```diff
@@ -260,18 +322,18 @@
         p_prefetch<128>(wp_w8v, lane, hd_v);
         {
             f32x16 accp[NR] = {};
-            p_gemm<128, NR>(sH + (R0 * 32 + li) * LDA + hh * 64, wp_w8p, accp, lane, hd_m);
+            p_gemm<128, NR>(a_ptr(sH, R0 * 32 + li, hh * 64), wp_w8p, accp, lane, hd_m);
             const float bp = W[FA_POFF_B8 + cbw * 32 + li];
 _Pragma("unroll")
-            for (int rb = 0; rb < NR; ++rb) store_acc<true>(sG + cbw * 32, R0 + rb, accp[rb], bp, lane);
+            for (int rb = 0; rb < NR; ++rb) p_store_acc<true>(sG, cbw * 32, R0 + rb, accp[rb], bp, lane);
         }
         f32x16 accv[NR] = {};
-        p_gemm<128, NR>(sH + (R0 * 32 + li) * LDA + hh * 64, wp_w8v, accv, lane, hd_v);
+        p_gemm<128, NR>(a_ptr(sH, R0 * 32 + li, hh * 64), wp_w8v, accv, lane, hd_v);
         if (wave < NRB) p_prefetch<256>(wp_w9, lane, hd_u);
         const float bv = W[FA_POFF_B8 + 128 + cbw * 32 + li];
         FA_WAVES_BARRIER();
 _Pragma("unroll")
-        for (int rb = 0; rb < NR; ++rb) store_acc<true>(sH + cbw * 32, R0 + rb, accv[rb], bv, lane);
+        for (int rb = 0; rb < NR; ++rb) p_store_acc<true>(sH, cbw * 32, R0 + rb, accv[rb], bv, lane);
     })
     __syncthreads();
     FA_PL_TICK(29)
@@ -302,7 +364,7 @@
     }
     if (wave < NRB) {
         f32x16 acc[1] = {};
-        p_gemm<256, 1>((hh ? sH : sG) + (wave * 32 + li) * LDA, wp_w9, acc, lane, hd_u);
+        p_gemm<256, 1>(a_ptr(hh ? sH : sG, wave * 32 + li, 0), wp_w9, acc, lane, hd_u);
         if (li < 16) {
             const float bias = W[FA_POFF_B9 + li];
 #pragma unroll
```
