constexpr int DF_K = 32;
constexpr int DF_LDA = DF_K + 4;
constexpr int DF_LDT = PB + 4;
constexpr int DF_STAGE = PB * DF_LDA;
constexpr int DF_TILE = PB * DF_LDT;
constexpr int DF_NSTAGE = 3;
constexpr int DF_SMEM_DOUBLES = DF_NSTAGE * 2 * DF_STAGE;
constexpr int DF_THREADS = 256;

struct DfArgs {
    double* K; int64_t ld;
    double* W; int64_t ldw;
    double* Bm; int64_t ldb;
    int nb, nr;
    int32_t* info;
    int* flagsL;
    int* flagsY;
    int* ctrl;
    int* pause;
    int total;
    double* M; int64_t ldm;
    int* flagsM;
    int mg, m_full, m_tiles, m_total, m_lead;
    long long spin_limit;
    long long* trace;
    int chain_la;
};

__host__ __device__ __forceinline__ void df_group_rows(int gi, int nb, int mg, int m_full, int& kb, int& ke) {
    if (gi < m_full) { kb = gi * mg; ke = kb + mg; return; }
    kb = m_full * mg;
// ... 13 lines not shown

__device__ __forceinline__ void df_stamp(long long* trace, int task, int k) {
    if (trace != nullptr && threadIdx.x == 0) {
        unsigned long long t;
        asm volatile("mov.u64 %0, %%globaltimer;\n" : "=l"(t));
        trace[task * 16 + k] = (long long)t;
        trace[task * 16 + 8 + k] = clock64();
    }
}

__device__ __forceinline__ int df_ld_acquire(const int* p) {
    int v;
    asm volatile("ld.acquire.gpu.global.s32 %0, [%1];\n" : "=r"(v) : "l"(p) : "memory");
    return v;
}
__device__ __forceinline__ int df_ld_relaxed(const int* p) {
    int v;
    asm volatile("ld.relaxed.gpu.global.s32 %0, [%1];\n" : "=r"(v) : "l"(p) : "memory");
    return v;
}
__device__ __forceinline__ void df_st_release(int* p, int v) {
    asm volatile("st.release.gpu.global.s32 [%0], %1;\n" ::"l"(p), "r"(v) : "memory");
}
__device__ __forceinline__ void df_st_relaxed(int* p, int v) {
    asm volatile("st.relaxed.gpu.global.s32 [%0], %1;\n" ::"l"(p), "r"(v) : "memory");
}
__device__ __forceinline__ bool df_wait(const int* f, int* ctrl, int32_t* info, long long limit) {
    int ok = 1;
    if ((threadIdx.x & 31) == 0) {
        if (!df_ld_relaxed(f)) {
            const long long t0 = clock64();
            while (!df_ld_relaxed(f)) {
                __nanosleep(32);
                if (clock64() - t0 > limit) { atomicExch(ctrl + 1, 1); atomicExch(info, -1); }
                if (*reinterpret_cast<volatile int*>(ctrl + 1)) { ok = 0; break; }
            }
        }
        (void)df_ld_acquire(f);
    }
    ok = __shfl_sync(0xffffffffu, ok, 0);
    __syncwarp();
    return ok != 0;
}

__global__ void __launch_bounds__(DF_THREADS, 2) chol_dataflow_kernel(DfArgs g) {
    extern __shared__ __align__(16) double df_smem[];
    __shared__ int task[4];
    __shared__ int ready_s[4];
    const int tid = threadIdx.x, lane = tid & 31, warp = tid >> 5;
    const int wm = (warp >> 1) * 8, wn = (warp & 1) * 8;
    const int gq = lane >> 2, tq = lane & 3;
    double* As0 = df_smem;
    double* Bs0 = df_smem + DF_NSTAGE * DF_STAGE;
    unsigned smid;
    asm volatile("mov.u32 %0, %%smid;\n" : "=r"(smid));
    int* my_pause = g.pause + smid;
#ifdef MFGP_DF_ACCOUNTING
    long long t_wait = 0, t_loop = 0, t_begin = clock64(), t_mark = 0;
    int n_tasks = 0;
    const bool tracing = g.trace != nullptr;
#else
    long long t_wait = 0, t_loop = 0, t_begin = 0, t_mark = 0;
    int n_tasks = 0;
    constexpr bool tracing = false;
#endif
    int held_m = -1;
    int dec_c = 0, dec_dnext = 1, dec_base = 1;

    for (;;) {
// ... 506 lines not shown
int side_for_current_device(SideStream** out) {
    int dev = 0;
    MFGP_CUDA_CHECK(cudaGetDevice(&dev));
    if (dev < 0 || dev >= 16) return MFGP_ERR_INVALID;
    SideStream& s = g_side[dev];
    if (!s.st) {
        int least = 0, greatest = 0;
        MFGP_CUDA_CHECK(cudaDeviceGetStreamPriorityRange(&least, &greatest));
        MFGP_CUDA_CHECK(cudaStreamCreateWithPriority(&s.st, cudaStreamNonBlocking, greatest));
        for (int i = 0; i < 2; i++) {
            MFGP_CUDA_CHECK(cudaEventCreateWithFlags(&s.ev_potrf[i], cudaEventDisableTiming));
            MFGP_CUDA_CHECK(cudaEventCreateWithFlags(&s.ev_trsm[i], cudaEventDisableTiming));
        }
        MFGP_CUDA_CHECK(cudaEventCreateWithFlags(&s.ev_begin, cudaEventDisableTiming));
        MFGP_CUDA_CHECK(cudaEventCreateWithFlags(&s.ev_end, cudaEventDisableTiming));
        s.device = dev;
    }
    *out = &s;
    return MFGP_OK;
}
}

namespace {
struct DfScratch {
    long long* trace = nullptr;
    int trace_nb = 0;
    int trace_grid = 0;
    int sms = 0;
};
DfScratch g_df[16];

**EXERCISE BRIEF**
Return each line of the listing that holds the word "cudaEventDisableTiming".

**TASK ANSWER**
            MFGP_CUDA_CHECK(cudaEventCreateWithFlags(&s.ev_potrf[i], cudaEventDisableTiming));
            MFGP_CUDA_CHECK(cudaEventCreateWithFlags(&s.ev_trsm[i], cudaEventDisableTiming));
        MFGP_CUDA_CHECK(cudaEventCreateWithFlags(&s.ev_begin, cudaEventDisableTiming));
        MFGP_CUDA_CHECK(cudaEventCreateWithFlags(&s.ev_end, cudaEventDisableTiming));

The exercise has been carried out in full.